Exercise
Whenever a line below holds the word "lines", copy that line.

Data for this exercise
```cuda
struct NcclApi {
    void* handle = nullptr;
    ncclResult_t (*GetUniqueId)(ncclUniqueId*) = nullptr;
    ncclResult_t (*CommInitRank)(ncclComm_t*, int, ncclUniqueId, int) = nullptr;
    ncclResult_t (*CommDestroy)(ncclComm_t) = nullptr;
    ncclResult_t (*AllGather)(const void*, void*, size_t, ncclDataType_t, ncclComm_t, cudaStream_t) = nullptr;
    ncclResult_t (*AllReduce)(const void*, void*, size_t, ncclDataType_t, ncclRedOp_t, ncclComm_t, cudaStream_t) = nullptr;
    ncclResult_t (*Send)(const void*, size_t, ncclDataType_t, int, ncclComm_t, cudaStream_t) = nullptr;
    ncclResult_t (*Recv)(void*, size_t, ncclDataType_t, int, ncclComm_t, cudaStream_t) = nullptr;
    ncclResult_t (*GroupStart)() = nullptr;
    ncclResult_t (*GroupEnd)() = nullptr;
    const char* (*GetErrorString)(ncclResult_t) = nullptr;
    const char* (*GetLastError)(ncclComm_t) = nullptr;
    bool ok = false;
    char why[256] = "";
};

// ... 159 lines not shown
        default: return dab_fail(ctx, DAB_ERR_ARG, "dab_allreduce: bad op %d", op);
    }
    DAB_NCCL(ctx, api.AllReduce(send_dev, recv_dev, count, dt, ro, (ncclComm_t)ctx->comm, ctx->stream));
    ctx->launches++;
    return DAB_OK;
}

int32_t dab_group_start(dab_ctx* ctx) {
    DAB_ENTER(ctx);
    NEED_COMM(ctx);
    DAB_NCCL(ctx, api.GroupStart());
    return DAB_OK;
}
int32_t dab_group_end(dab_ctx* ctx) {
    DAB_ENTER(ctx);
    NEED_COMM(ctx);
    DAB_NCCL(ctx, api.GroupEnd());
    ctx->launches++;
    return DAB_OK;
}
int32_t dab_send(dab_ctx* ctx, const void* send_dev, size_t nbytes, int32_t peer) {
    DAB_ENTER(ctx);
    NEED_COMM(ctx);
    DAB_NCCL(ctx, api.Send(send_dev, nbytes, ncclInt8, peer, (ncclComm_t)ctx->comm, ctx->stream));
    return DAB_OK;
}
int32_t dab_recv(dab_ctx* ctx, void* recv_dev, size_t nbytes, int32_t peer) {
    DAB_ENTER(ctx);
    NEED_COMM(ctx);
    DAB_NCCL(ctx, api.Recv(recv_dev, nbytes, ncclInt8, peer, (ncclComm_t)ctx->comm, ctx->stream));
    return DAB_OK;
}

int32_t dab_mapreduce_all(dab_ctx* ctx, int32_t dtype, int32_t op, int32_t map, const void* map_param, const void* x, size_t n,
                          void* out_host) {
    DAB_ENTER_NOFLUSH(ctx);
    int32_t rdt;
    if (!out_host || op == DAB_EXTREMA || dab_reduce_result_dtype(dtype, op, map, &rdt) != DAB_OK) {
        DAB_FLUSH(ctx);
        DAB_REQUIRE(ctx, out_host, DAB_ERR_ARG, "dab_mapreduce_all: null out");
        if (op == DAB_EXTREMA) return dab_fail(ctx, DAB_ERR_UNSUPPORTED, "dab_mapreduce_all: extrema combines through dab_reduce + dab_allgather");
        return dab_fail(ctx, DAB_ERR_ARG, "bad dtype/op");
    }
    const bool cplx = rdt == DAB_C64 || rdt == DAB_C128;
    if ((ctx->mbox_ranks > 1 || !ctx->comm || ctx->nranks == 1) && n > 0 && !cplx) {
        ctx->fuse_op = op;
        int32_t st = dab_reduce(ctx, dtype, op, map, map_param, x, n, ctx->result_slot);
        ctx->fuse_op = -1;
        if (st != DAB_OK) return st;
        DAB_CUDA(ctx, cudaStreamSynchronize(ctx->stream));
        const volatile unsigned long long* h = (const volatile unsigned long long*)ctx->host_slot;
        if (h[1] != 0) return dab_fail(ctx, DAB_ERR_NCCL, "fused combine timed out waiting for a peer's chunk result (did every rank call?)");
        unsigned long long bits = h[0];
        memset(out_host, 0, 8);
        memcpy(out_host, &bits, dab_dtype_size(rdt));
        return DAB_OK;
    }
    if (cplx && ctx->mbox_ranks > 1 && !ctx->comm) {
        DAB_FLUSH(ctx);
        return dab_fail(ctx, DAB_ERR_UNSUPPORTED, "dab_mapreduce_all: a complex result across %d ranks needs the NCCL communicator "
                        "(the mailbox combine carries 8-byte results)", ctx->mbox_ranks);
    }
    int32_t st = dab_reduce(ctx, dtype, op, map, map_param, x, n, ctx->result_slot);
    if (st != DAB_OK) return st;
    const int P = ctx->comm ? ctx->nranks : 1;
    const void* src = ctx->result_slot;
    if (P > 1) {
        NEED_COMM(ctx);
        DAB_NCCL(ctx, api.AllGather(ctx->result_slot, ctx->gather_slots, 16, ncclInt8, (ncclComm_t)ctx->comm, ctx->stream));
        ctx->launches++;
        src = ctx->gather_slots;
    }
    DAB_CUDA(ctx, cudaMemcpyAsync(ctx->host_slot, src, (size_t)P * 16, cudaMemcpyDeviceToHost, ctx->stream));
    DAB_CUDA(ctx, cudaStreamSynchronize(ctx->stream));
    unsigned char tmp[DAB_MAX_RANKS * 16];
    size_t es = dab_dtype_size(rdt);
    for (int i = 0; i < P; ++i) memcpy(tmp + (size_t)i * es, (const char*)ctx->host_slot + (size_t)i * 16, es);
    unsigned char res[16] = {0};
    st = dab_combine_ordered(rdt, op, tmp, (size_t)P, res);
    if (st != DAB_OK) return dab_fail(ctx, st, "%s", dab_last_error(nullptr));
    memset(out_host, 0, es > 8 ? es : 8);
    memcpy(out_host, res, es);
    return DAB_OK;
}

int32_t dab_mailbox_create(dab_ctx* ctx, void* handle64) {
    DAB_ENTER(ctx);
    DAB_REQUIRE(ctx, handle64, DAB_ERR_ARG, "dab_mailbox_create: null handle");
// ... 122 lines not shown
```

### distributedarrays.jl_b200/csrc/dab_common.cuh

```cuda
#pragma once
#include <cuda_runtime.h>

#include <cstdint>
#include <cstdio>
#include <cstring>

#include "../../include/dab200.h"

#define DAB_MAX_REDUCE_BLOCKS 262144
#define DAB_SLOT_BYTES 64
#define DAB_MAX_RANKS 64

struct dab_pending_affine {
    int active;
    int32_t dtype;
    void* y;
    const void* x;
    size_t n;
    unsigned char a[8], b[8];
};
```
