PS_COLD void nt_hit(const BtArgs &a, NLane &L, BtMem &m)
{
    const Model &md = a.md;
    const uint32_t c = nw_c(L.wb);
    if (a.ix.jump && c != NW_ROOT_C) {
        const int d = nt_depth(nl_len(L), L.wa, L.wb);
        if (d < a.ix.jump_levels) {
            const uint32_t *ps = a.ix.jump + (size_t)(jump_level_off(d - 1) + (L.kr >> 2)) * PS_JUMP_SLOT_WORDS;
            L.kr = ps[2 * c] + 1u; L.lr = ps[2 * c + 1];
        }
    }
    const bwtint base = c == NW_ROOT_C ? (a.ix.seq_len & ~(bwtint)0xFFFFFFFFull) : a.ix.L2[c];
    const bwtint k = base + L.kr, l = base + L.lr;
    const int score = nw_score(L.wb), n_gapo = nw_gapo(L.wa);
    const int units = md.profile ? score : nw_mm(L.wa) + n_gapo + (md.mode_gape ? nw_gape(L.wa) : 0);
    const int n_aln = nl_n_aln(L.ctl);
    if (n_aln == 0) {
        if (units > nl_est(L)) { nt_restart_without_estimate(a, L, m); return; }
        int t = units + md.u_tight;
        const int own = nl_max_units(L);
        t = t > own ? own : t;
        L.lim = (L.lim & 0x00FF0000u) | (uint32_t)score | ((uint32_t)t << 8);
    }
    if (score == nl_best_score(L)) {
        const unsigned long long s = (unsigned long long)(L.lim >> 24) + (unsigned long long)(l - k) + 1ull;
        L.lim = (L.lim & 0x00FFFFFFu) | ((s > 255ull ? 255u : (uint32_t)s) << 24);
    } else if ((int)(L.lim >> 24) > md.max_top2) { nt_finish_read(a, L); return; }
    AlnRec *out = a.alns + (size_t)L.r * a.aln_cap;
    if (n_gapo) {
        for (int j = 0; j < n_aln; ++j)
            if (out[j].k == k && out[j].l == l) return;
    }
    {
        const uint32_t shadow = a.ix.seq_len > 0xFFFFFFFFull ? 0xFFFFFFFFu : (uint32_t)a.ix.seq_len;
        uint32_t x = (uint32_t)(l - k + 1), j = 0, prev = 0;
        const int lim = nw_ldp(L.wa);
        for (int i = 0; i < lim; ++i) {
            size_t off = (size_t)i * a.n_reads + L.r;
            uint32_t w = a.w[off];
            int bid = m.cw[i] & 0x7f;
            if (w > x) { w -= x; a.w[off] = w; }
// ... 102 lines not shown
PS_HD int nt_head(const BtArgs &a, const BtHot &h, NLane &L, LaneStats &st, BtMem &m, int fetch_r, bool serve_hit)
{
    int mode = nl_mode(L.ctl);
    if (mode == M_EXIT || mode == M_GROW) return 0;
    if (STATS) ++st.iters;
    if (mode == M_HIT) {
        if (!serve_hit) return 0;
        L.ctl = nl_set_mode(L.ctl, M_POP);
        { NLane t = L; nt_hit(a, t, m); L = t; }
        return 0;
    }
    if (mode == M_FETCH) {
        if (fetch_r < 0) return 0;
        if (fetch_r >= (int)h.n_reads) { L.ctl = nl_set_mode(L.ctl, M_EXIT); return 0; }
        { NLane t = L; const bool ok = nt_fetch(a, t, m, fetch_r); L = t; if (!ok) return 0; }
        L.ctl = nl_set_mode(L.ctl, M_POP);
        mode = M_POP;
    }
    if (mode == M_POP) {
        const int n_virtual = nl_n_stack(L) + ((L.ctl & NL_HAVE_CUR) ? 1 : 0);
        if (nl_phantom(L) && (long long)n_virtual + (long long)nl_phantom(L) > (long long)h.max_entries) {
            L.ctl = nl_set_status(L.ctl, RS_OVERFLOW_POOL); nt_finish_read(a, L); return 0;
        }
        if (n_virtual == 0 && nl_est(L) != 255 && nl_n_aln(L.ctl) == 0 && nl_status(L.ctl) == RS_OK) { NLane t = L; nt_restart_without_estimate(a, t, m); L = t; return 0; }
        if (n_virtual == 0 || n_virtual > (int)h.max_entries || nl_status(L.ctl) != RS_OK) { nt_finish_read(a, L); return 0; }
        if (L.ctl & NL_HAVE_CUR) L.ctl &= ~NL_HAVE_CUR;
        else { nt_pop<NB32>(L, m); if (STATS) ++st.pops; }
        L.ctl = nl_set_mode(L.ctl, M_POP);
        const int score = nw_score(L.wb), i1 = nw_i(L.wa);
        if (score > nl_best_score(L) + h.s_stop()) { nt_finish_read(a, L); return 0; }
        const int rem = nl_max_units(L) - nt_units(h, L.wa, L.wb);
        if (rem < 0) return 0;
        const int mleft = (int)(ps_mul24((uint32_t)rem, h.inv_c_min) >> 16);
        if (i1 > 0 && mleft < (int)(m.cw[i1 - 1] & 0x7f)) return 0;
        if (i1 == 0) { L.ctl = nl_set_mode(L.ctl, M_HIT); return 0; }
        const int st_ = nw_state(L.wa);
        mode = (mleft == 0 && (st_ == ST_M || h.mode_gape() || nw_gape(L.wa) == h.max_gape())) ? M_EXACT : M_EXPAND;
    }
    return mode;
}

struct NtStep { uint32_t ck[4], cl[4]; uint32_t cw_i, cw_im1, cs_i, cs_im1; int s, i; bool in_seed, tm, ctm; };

Result below
// ... 159 lines not shown
// ... 122 lines not shown
// ... 102 lines not shown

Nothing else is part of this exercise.